§ Task objective: The answer must be every line of the records below that contains the word "xbytes", copied out.

§ Data excerpts:
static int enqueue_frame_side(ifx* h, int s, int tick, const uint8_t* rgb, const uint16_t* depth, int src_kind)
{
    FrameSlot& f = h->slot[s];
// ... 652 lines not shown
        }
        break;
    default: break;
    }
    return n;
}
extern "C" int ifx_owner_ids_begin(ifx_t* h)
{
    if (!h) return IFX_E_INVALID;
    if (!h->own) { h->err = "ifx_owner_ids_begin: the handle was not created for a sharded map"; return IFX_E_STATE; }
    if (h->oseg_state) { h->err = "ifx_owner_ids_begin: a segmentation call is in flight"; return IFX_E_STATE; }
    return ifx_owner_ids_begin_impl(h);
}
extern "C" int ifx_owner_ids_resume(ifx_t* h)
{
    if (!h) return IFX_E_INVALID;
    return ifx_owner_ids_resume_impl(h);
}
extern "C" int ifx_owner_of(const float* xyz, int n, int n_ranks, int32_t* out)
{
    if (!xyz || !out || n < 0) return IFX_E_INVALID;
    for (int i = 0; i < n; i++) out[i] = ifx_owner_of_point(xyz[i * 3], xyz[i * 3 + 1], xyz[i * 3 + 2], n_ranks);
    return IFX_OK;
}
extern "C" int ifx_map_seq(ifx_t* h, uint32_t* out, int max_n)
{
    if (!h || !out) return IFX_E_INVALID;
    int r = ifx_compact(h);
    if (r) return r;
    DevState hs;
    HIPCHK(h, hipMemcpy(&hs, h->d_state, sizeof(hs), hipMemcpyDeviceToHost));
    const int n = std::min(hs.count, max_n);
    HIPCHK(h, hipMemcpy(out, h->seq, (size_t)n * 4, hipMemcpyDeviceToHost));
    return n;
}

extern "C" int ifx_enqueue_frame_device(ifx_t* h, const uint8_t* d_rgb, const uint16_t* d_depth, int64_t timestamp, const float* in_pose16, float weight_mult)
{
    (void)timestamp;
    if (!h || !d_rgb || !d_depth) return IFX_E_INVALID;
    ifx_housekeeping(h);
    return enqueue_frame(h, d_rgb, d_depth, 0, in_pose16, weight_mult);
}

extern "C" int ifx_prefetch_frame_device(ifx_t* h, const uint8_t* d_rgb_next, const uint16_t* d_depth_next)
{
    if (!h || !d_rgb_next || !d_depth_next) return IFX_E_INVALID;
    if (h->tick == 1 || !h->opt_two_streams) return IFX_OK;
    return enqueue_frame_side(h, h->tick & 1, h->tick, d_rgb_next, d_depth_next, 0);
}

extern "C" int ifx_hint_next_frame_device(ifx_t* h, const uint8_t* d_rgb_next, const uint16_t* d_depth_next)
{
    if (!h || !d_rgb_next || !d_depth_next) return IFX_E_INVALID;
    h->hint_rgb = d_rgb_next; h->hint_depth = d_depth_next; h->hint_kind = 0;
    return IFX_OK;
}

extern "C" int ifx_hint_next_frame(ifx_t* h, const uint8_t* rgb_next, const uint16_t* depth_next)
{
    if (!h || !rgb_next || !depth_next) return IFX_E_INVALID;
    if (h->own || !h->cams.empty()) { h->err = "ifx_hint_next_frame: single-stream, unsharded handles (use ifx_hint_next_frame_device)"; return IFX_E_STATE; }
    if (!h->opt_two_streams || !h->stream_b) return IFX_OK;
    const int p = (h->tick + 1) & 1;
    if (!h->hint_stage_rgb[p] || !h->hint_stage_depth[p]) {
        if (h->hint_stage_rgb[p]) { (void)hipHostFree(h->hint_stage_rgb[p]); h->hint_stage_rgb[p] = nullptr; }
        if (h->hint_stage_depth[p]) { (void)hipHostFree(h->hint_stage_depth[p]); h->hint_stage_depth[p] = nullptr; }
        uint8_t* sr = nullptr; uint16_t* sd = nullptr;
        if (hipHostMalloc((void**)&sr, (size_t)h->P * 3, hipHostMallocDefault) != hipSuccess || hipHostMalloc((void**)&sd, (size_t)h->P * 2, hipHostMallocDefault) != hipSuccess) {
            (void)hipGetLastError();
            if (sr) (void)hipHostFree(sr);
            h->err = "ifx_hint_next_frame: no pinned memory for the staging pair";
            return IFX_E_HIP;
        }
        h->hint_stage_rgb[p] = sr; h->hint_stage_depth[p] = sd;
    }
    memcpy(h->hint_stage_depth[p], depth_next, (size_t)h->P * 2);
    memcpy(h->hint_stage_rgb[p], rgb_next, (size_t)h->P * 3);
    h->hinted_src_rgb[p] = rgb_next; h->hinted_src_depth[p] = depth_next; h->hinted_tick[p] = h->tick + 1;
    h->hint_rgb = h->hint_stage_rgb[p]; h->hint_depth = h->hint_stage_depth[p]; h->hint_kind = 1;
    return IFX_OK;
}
* * *
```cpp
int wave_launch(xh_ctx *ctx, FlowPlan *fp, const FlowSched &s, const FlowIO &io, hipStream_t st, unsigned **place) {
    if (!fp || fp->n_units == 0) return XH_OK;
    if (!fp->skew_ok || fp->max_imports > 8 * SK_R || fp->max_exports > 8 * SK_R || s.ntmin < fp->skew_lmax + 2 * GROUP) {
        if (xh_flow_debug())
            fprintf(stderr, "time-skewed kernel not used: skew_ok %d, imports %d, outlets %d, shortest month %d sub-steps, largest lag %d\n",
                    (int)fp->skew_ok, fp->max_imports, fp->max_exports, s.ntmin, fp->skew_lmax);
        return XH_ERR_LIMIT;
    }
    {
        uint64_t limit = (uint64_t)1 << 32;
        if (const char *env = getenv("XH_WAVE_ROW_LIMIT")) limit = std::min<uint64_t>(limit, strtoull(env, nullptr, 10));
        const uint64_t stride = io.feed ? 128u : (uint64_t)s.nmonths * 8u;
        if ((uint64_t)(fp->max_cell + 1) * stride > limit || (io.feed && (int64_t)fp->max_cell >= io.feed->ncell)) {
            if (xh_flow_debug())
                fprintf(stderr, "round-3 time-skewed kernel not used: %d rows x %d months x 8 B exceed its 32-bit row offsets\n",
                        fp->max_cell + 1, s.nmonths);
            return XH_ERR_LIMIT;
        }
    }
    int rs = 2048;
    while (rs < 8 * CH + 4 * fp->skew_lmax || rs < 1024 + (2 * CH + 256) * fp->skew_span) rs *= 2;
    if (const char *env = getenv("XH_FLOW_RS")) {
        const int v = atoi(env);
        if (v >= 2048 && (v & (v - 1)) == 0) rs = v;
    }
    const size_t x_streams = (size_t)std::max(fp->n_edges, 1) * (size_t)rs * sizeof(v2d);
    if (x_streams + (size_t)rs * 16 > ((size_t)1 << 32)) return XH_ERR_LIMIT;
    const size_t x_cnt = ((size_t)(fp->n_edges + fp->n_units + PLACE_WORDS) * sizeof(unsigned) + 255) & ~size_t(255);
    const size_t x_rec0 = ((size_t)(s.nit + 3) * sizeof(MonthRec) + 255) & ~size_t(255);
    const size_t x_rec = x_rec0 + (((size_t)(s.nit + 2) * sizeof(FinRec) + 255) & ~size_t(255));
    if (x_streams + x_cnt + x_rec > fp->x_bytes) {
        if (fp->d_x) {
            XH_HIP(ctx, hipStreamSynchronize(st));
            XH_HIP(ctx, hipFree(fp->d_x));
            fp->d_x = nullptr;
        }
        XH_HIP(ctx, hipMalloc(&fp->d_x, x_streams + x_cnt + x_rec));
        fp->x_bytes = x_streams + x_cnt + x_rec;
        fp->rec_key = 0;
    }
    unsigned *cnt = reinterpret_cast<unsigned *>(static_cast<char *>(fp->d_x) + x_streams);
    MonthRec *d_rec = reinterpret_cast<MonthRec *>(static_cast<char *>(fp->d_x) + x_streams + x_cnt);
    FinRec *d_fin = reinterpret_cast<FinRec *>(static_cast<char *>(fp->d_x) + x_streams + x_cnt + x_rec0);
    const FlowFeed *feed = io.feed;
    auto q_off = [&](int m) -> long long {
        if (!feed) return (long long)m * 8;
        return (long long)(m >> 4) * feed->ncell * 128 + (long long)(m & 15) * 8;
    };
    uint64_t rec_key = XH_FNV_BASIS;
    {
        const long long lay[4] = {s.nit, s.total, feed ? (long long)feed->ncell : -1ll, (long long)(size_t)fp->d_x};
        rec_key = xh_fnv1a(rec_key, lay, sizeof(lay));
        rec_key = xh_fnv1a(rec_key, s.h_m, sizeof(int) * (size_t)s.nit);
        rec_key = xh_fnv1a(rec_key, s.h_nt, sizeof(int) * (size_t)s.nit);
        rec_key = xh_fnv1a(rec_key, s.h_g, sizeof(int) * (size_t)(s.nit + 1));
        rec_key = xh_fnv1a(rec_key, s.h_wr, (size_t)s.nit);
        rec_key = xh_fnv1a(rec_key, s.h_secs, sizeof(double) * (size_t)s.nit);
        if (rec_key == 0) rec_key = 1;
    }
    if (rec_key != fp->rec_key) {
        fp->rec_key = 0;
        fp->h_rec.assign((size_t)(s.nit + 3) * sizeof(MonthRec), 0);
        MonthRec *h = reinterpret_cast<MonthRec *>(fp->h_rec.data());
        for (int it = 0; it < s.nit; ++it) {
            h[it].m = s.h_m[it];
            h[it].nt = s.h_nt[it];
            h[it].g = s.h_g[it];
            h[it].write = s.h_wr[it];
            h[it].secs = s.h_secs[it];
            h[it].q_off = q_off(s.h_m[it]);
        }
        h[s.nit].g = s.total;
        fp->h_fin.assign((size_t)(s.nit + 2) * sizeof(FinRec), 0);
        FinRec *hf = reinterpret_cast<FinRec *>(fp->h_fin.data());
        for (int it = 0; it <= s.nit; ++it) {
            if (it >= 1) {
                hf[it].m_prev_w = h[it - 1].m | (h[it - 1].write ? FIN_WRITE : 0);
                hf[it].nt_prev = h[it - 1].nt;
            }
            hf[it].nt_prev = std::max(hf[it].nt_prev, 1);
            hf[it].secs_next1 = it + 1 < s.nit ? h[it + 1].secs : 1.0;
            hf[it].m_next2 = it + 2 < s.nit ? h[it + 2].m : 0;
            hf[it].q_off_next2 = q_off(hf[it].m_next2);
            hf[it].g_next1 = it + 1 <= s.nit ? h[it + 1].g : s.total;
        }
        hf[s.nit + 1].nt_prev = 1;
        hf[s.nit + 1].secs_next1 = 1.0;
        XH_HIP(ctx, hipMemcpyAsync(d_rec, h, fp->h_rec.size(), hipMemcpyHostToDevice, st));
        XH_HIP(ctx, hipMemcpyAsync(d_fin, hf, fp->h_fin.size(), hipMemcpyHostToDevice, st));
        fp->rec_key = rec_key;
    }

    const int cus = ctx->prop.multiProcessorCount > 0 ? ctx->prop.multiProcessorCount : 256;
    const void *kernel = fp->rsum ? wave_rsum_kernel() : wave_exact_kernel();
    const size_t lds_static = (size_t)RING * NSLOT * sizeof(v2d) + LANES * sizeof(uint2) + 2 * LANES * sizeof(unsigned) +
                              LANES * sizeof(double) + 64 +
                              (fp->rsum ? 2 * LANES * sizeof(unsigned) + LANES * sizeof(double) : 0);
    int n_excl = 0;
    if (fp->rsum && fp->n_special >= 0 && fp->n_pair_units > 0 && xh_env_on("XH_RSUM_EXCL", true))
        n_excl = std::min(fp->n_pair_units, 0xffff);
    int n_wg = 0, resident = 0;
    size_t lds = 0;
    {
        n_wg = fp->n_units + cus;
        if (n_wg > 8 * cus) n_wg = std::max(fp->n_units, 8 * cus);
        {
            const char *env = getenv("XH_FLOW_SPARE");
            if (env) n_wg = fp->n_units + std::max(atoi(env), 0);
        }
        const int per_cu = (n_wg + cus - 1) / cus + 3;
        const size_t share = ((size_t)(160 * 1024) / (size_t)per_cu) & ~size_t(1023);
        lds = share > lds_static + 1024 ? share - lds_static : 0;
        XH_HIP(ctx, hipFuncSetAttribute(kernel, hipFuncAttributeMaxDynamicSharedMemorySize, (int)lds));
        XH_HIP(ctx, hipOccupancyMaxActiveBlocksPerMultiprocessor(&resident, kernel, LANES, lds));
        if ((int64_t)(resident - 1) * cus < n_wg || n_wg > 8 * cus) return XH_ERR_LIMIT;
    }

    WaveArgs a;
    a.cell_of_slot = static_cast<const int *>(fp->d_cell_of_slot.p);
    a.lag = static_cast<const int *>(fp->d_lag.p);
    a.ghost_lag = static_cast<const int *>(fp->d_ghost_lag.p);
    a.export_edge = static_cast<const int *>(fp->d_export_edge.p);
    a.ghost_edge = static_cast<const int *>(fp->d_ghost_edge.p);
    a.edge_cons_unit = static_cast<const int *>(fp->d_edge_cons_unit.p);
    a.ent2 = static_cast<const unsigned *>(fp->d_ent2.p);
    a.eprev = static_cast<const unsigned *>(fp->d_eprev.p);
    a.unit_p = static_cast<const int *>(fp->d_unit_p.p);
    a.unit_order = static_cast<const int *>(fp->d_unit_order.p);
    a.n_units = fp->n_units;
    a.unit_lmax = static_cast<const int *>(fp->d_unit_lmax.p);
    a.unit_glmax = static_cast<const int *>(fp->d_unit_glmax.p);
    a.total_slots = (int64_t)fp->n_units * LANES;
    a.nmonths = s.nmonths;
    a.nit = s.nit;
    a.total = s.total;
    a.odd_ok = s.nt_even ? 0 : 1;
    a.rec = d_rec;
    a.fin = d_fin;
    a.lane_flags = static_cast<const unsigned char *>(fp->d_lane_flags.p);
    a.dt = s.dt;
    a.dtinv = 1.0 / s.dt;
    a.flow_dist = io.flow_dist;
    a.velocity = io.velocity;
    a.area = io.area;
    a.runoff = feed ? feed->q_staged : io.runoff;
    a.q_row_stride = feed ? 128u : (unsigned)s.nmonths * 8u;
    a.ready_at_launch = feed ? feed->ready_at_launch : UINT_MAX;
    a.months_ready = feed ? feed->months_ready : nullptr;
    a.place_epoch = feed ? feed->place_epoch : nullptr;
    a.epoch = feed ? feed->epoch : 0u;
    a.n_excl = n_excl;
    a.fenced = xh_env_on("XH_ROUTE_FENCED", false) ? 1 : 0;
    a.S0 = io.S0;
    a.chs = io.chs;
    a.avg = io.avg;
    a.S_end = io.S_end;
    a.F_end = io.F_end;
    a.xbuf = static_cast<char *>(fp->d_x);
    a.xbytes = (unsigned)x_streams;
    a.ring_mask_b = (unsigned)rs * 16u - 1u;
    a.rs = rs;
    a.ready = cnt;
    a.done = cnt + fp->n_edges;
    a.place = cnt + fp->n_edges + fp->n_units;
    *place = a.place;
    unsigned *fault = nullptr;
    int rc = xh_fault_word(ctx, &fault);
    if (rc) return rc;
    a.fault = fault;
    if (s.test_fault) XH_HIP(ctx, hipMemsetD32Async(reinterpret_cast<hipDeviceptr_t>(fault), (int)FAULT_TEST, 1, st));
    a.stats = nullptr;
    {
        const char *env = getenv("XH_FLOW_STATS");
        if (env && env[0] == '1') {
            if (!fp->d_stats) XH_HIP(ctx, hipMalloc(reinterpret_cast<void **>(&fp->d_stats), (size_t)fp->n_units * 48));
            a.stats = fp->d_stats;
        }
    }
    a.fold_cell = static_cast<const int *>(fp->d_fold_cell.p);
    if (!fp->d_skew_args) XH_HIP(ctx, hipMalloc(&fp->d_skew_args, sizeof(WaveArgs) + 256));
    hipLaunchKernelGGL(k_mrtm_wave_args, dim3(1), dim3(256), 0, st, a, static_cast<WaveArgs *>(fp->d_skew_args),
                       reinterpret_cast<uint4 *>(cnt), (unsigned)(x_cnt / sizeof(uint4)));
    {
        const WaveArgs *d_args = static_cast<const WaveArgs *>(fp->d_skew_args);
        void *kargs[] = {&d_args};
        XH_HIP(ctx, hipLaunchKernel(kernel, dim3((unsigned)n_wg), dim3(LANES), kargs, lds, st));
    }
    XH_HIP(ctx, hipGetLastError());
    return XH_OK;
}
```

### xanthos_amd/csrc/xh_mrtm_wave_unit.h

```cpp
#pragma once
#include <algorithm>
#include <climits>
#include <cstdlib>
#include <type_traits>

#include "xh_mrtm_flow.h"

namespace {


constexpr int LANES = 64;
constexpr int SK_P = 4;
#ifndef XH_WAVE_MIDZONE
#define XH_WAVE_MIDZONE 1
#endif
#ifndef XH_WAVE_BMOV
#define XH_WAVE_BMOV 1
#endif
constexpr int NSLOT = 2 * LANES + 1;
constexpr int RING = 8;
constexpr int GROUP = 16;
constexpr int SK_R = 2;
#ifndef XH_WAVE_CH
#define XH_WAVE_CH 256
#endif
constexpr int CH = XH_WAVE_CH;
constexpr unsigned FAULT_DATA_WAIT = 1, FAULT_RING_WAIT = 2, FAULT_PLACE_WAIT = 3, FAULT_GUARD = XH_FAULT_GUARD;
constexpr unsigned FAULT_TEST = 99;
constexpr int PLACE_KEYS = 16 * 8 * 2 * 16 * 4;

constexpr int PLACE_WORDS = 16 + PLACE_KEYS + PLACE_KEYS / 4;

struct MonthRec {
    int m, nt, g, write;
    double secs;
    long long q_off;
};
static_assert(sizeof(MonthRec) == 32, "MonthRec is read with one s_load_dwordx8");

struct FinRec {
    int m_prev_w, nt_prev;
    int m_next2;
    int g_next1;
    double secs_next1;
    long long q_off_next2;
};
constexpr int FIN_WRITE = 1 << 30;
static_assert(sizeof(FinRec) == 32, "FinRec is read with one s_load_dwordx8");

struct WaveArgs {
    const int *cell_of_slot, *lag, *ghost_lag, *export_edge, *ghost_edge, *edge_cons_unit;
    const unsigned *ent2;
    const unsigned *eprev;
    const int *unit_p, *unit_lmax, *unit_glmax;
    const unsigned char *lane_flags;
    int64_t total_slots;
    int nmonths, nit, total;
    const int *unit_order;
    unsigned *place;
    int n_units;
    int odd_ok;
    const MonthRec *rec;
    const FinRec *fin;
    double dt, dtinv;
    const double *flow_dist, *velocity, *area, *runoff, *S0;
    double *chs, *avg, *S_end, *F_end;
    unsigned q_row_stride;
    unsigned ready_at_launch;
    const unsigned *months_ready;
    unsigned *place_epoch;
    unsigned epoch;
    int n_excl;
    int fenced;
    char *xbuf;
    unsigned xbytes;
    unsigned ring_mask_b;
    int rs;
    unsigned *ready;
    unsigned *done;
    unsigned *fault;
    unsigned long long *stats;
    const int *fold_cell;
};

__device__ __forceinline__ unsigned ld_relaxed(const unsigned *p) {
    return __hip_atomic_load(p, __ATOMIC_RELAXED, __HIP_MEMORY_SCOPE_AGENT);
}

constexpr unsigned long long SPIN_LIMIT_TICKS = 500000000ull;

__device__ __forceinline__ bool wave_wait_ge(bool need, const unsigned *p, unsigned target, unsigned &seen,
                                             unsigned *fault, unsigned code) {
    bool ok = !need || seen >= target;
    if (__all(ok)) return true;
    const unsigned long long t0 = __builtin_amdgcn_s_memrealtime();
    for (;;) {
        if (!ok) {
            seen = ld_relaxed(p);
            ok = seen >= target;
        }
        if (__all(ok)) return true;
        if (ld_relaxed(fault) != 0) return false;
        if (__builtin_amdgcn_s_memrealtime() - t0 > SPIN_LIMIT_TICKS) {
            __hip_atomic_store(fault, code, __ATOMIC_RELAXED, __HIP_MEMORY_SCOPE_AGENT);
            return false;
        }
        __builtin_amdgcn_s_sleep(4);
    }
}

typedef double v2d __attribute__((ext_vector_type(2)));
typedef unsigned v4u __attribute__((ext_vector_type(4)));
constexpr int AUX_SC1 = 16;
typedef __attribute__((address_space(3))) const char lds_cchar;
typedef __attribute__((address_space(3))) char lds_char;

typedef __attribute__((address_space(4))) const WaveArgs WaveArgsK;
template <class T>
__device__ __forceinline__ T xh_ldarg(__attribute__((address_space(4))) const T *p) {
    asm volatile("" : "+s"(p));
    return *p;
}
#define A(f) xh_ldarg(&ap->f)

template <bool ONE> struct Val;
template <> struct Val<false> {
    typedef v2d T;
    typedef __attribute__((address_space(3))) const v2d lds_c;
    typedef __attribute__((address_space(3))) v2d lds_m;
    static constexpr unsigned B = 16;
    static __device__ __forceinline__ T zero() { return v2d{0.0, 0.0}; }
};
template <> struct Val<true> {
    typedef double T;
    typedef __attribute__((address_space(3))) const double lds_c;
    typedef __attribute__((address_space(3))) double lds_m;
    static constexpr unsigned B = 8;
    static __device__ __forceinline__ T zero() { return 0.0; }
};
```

§ The completed task:
    a.xbytes = (unsigned)x_streams;
    unsigned xbytes;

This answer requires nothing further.